Para transformar esa situación los pueblos se rebelaron en la década de los años setenta y ochenta del siglo XX. Sus reclamos fueron apagados a punta de balas y sangre gracias a la ayuda militar contrainsurgente que con tanta generosidad y empeño invirtió la administración estadounidense, entonces encabezada por el republicano Ronald Reagan. Así llegamos a los años noventa, cuando se impuso una democracia que hizo felices a las viejas y nuevas élites, incluyendo al alto clero. Pero, otra vez, como ocurrió después de declararse la independencia y durante la modernización liberal, con la democracia no llegó bienestar para las mayorías. La región se convirtió en el reino del neoliberalismo y los tratados de libre comercio, y como en el siglo en el siglo XIX, cuando se habían generosas concesiones de tierras a ciudadanos extranjeros, los flamantes demócratas malbarataron los pocos bienes estatales a favor de transnacionales extranjeras.
A los trabajadores desempleados, entonces más empobrecidos que nunca, no les quedó más camino que buscar vida en otros lugares, muy lejos y muy distintos de su patria… de esa patria legada por próceres independentistas que al parecer no era para ellos. Y así hemos visto desfilar las multitudinarias caravanas de migrantes.
Al ver las imágenes de ese obligado destierro, me he preguntado: ¿esa fue la patria que imaginaron y soñaron los próceres? Vuelvo a la pregunta que hice párrafos atrás, ¿qué tan independiente es Centroamérica que no puede dar empleo, salud ni educación de calidad a sus ciudadanos, ni buena alimentación (a pesar de que sus tierras siguen siendo fértiles)?
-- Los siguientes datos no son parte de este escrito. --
# talmolab/VNL-Brax-Imitation

Measured on AMD Instinct MI355X. Metric: env-steps/sec (whole node), rodent imitation, num_envs=4096/GPU, higher is better.
Workload: dtype f32; 1 GPU; rodent imitation rollout, single groom clip, 4096 envs/GPU: intention-policy forward (HIP) -> RodentTracking.step (5 substeps, CG 6/6) -> auto-reset on -> Transition logging (unroll 20, the 20 steps replayed as one captured hipGraph); envs_per_gpu=4096, clips=1, parallelism=env-sharded x1, no data-path collective

## Files before the change

__graft_entry__.py:

```python
from __future__ import annotations

import os
import sys

ROOT = os.path.dirname(os.path.abspath(__file__))
if ROOT not in sys.path:
    sys.path.insert(0, ROOT)


def build() -> None:
    import vnl_brax_imitation_amd
    from vnl_brax_imitation_amd.csrc import build as hip_build

    from concurrent.futures import ThreadPoolExecutor

    with ThreadPoolExecutor(9) as pool:
        futs = {v: pool.submit(hip_build.build, variant=v)
                for v in ("product", "spill", "noblk", "nospec", "tail", "plain", "vmemplain", "ldsplain", "sgprplain")}
        paths = {v: f.result() for v, f in futs.items()}
    path = paths["product"]
    assert all(os.path.exists(p_) for p_ in paths.values()), paths
    from oracle import oracle as _oracle

    _oracle.build()
    from vnl_brax_imitation_amd import _lib

    _lib.load_library(path)
    print(f"[build] {path} ok; oracle ok")


def smoke() -> None:
    import numpy as np
    import torch

    sys.path.insert(0, os.path.join(ROOT, "tests"))
    import helpers as H
    from vnl_brax_imitation_amd.envs.rodent import RodentTracking

    assert torch.cuda.is_available(), "smoke() needs a HIP device"
    B = 256
    env = RodentTracking(H.reference_clip(), num_envs=B, device="cuda:0", **H.env_kwargs())
    rng = np.random.default_rng(0)
    sf = rng.integers(0, 235, B).astype(np.int32)
    noise = (1e-3 * rng.standard_normal((B, 74))).astype(np.float32)
    st = env.reset(start_frame=torch.from_numpy(sf), noise=torch.from_numpy(noise))
    act = np.clip(0.3 * rng.standard_normal((B, 30)), -1, 1).astype(np.float32)
    o = H.make_oracle(env, "f64")
    ost = o.env_reset(sf, noise)
    e_reset = H.scaled_err(st.pipeline_state.qacc_warmstart.cpu().numpy(), ost["qacc_warmstart"])
    e_obs = H.scaled_err(st.obs.cpu().numpy(), ost["obs"])
    import parity as P
# ... 33 lines not shown
```

vnl-brax-imitation_amd/csrc/build.py:

```python
from __future__ import annotations

import os
import subprocess
import sys

HERE = os.path.dirname(os.path.abspath(__file__))
SOURCES = ["vnl_lib.hip", "vnl_policy.hip", "vnl_ppo.hip", "vnl_domain.hip"]
DEPS = SOURCES + ["vnl_env_kernels.h", "vnl_body.h", "vnl_types.h", "vnl_philox.h", "vnl_policy_train.h", "../../include/vnl.h"]
OUT = os.path.join(HERE, "libvnl.so")

VARIANTS = {
    "product": ("libvnl.so", ["-DVNL_KERNEL_ATTR=__attribute__((amdgpu_waves_per_eu(2,2)))"]),
    "prof": ("libvnl_prof.so", ["-DVNL_PROFILE", "-DVNL_KERNEL_ATTR=__attribute__((amdgpu_waves_per_eu(2,2)))"]),
    "knobs": ("libvnl_knobs.so", ["-DVNL_STAGE_KNOBS", "-DVNL_KERNEL_ATTR=__attribute__((amdgpu_waves_per_eu(2,2)))"]),
    "spill": ("libvnl_spill.so", ["-DVNL_KERNEL_ATTR=__attribute__((amdgpu_waves_per_eu(4,4)))"]),
    "noblk": ("libvnl_noblk.so", ["-DVNL_NO_BLK", "-DVNL_KERNEL_ATTR=__attribute__((amdgpu_waves_per_eu(2,2)))"]),
    "tail": ("libvnl_tail.so", ["-DVNL_SOLVER_TAIL", "-DVNL_KERNEL_ATTR=__attribute__((amdgpu_waves_per_eu(2,2)))"]),
    "plain": ("libvnl_plain.so", ["-DVNL_SOLVER_PLAIN", "-DVNL_KERNEL_ATTR=__attribute__((amdgpu_waves_per_eu(2,2)))"]),
    "vmemplain": ("libvnl_vmemplain.so", ["-DVNL_VMEM_PLAIN", "-DVNL_KERNEL_ATTR=__attribute__((amdgpu_waves_per_eu(2,2)))"]),
    "ldsplain": ("libvnl_ldsplain.so", ["-DVNL_LDS_PLAIN", "-DVNL_KERNEL_ATTR=__attribute__((amdgpu_waves_per_eu(2,2)))"]),
    "sgprplain": ("libvnl_sgprplain.so", ["-DVNL_SGPR_PLAIN", "-DVNL_KERNEL_ATTR=__attribute__((amdgpu_waves_per_eu(2,2)))"]),
    "nospec": ("libvnl_nospec.so", ["-DVNL_NO_SPEC", "-DVNL_KERNEL_ATTR=__attribute__((amdgpu_waves_per_eu(2,2)))"]),
}
ENV_KERNELS = ("vnl_step_kernel", "vnl_reset_kernel", "vnl_reset_done_kernel")


def resource_usage(stderr_text: str) -> dict:
    out, name = {}, None
    for line in stderr_text.splitlines():
        if "Function Name:" in line:
            name = line.split("Function Name:")[1].split()[0]
            out[name] = {}
        elif name and "remark:" in line:
            body = line.split("remark:")[1].split("[-Rpass")[0].strip()
            key, _, val = body.rpartition(":")
            try:
                out[name][key.strip()] = int(val.strip())
            except ValueError:
                pass
    return out


def build(force: bool = False, verbose: bool = False, profile: bool = False, knobs: bool = False,
          variant: str | None = None) -> str:
    variant = variant or ("prof" if profile else ("knobs" if knobs else "product"))
    fname, defs = VARIANTS[variant]
    out = os.path.join(HERE, fname)
    deps = [os.path.join(HERE, d) for d in DEPS] + [os.path.abspath(__file__)]
    newest = max(os.path.getmtime(d) for d in deps)
    if not force and os.path.exists(out) and os.path.getmtime(out) >= newest:
        return out
    hipcc = os.environ.get("HIPCC", "/opt/rocm/bin/hipcc")
    objdir = os.path.join(HERE, "_obj", variant)
    os.makedirs(objdir, exist_ok=True)
# ... 68 lines not shown
```

vnl-brax-imitation_amd/csrc/vnl_body.h:

```cpp
#pragma once
#include <math.h>
#ifdef VNL_FORKJOIN_DEFINED
#include <assert.h>
#endif

#include "vnl_types.h"

#ifndef VNL_HD
#define VNL_HD __device__ __forceinline__
#endif
#include "vnl_philox.h"

#ifndef VNL_FORKJOIN_DEFINED
#define VNL_LANES 64
#define VNL_ROWS_PER_LANE 8
#define VNL_ROWS_SMALL 5
#define VNL_CHAIN_WIDTH 8
#define VNL_ROWSETS_1 1
#define VNL_ROWSETS_2 2
#define VNL_FOR(i, n) for (int i = (int)lane; i < (n); i += VNL_LANES)
#define VNL_SERIAL if (lane == 0)
#define VNL_SYNC() __builtin_amdgcn_fence(__ATOMIC_ACQ_REL, "wavefront")
#define VNL_SYNC_GLOBAL()                                     \
  do {                                                        \
    __builtin_amdgcn_fence(__ATOMIC_ACQ_REL, "wavefront");    \
    asm volatile("s_waitcnt vmcnt(0)" ::: "memory");          \
    __builtin_amdgcn_fence(__ATOMIC_ACQ_REL, "wavefront");    \
  } while (0)
#define VNL_LDS_DECL(name) extern __shared__ __align__(16) vreal name[]
VNL_HD float vnl_wave_sum(float x) {
#define VNL_DPP_STEP(ctrl) x += __builtin_bit_cast(float, __builtin_amdgcn_update_dpp(0, __builtin_bit_cast(int, x), ctrl, 0xf, 0xf, true))
  VNL_DPP_STEP(0xB1);
  VNL_DPP_STEP(0x4E);
  VNL_DPP_STEP(0x141);
  VNL_DPP_STEP(0x140);
#undef VNL_DPP_STEP
  x += __builtin_bit_cast(float, __builtin_amdgcn_update_dpp(0, __builtin_bit_cast(int, x), 0x142, 0xa, 0xf, false));
  x += __builtin_bit_cast(float, __builtin_amdgcn_update_dpp(0, __builtin_bit_cast(int, x), 0x143, 0xc, 0xf, false));
  return __builtin_bit_cast(float, __builtin_amdgcn_readlane(__builtin_bit_cast(int, x), 63));
}
VNL_HD float vnl_wave_sum16(float x) {
#define VNL_DPP_STEP(ctrl) x += __builtin_bit_cast(float, __builtin_amdgcn_update_dpp(0, __builtin_bit_cast(int, x), ctrl, 0xf, 0xf, true))
  VNL_DPP_STEP(0xB1);
  VNL_DPP_STEP(0x4E);
  VNL_DPP_STEP(0x141);
  VNL_DPP_STEP(0x140);
#undef VNL_DPP_STEP
  return __builtin_bit_cast(float, __builtin_amdgcn_readlane(__builtin_bit_cast(int, x), 0));
}
VNL_HD bool vnl_wave_any(bool x) { return __ballot(x) != 0ull; }
VNL_HD float vnl_wave_scan(float x) {
#define VNL_DPP_SCAN(ctrl, rmask) \
  x += __builtin_bit_cast(float, __builtin_amdgcn_update_dpp(0, __builtin_bit_cast(int, x), ctrl, rmask, 0xf, false))
  VNL_DPP_SCAN(0x111, 0xf);
  VNL_DPP_SCAN(0x112, 0xf);
  VNL_DPP_SCAN(0x114, 0xf);
  VNL_DPP_SCAN(0x118, 0xf);
  VNL_DPP_SCAN(0x142, 0xa);
  VNL_DPP_SCAN(0x143, 0xc);
#undef VNL_DPP_SCAN
  return x;
}
#define VNL_SCAN_ADD(x, run) (x = vnl_wave_scan(x))
#define VNL_WAVE_ITEMS(n) VNL_LANES
#define VNL_PAD_ITEMS(n) (((n) + VNL_LANES - 1) / VNL_LANES * VNL_LANES)
#define VNL_SCAN_ADD_C(x, run, carry) \
  (x = vnl_wave_scan(x) + carry, carry = __builtin_bit_cast(float, __builtin_amdgcn_readlane(__builtin_bit_cast(int, x), 63)))
#define VNL_PERLANE(T, name) T name
#define VNL_AT(name, j) name
#define VNL_GETF(name, a) __builtin_bit_cast(float, __builtin_amdgcn_readlane(__builtin_bit_cast(int, name), a))
#define VNL_GETI(name, a) __builtin_amdgcn_readlane(name, a)
#define VNL_ROWGETI(name, q, l) __builtin_amdgcn_readlane(name[q], l)
#define VNL_ROWGETF(expr, q, l) __builtin_bit_cast(float, __builtin_amdgcn_readlane(__builtin_bit_cast(int, expr), l))
VNL_HD float vnl_seg_sum(float x, unsigned cont, int steps) {
#define VNL_DPP_SEG(ctrl, bit)                                                                                          \
  do {                                                                                                                  \
    const float t_ = __builtin_bit_cast(float, __builtin_amdgcn_update_dpp(0, __builtin_bit_cast(int, x), ctrl, 0xf, 0xf, true)); \
    x += (cont & (bit)) ? t_ : 0.0f;                                                                                     \
  } while (0)
  if (steps > 0) VNL_DPP_SEG(0x101, 1u);
  if (steps > 1) VNL_DPP_SEG(0x102, 2u);
  if (steps > 2) VNL_DPP_SEG(0x104, 4u);
  if (steps > 3) VNL_DPP_SEG(0x108, 8u);
#undef VNL_DPP_SEG
  return x;
}
#define VNL_SEG_SUM(part, dsc, steps) (part = vnl_seg_sum(part, (dsc) >> 28, steps))
#define VNL_WAVE_FENCE() __builtin_amdgcn_fence(__ATOMIC_ACQ_REL, "wavefront")
#define VNL_LINE_HEADERS(out, base, stride)                                                       \
  do {                                                                                            \
    int hv_ = (int)(base)[((int)lane < VNL_FAC_LINES ? (int)lane : VNL_FAC_LINES - 1) * (stride)]; \
    _Pragma("unroll") for (int k_ = 0; k_ < VNL_FAC_LINES; k_++) out[k_] = __builtin_amdgcn_readlane(hv_, k_); \
  } while (0)
#define VNL_COUNT(pred) __popcll(__ballot(pred))
#define VNL_RANK(pred, run, rank)                                                   \
  do {                                                                              \
    const unsigned long long b_ = __ballot(pred);                                   \
    rank = run + (int)__popcll(b_ & ((1ull << (threadIdx.x & 63)) - 1ull));         \
    run += (int)__popcll(b_);                                                       \
  } while (0)
#define VNL_UNIFORM_I(x) __builtin_amdgcn_readfirstlane(x)
VNL_HD float vnl_recip(float x) {
  float r = __builtin_amdgcn_rcpf(x);
  return r * (2.0f - x * r);
}
#endif
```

Al cumplirse 200 años de independencia quizás ya sea hora de refundar los actuales Estados centroamericanos, tal como sugieren los movimientos populares desde Guatemala.
*Guillermo Fernández Ampié es un periodista nicaragüense con doctorado en Estudios Latinoamericanos, quien actualmente es catedrático de la Universidad Nacional Autónoma de México (UNAM).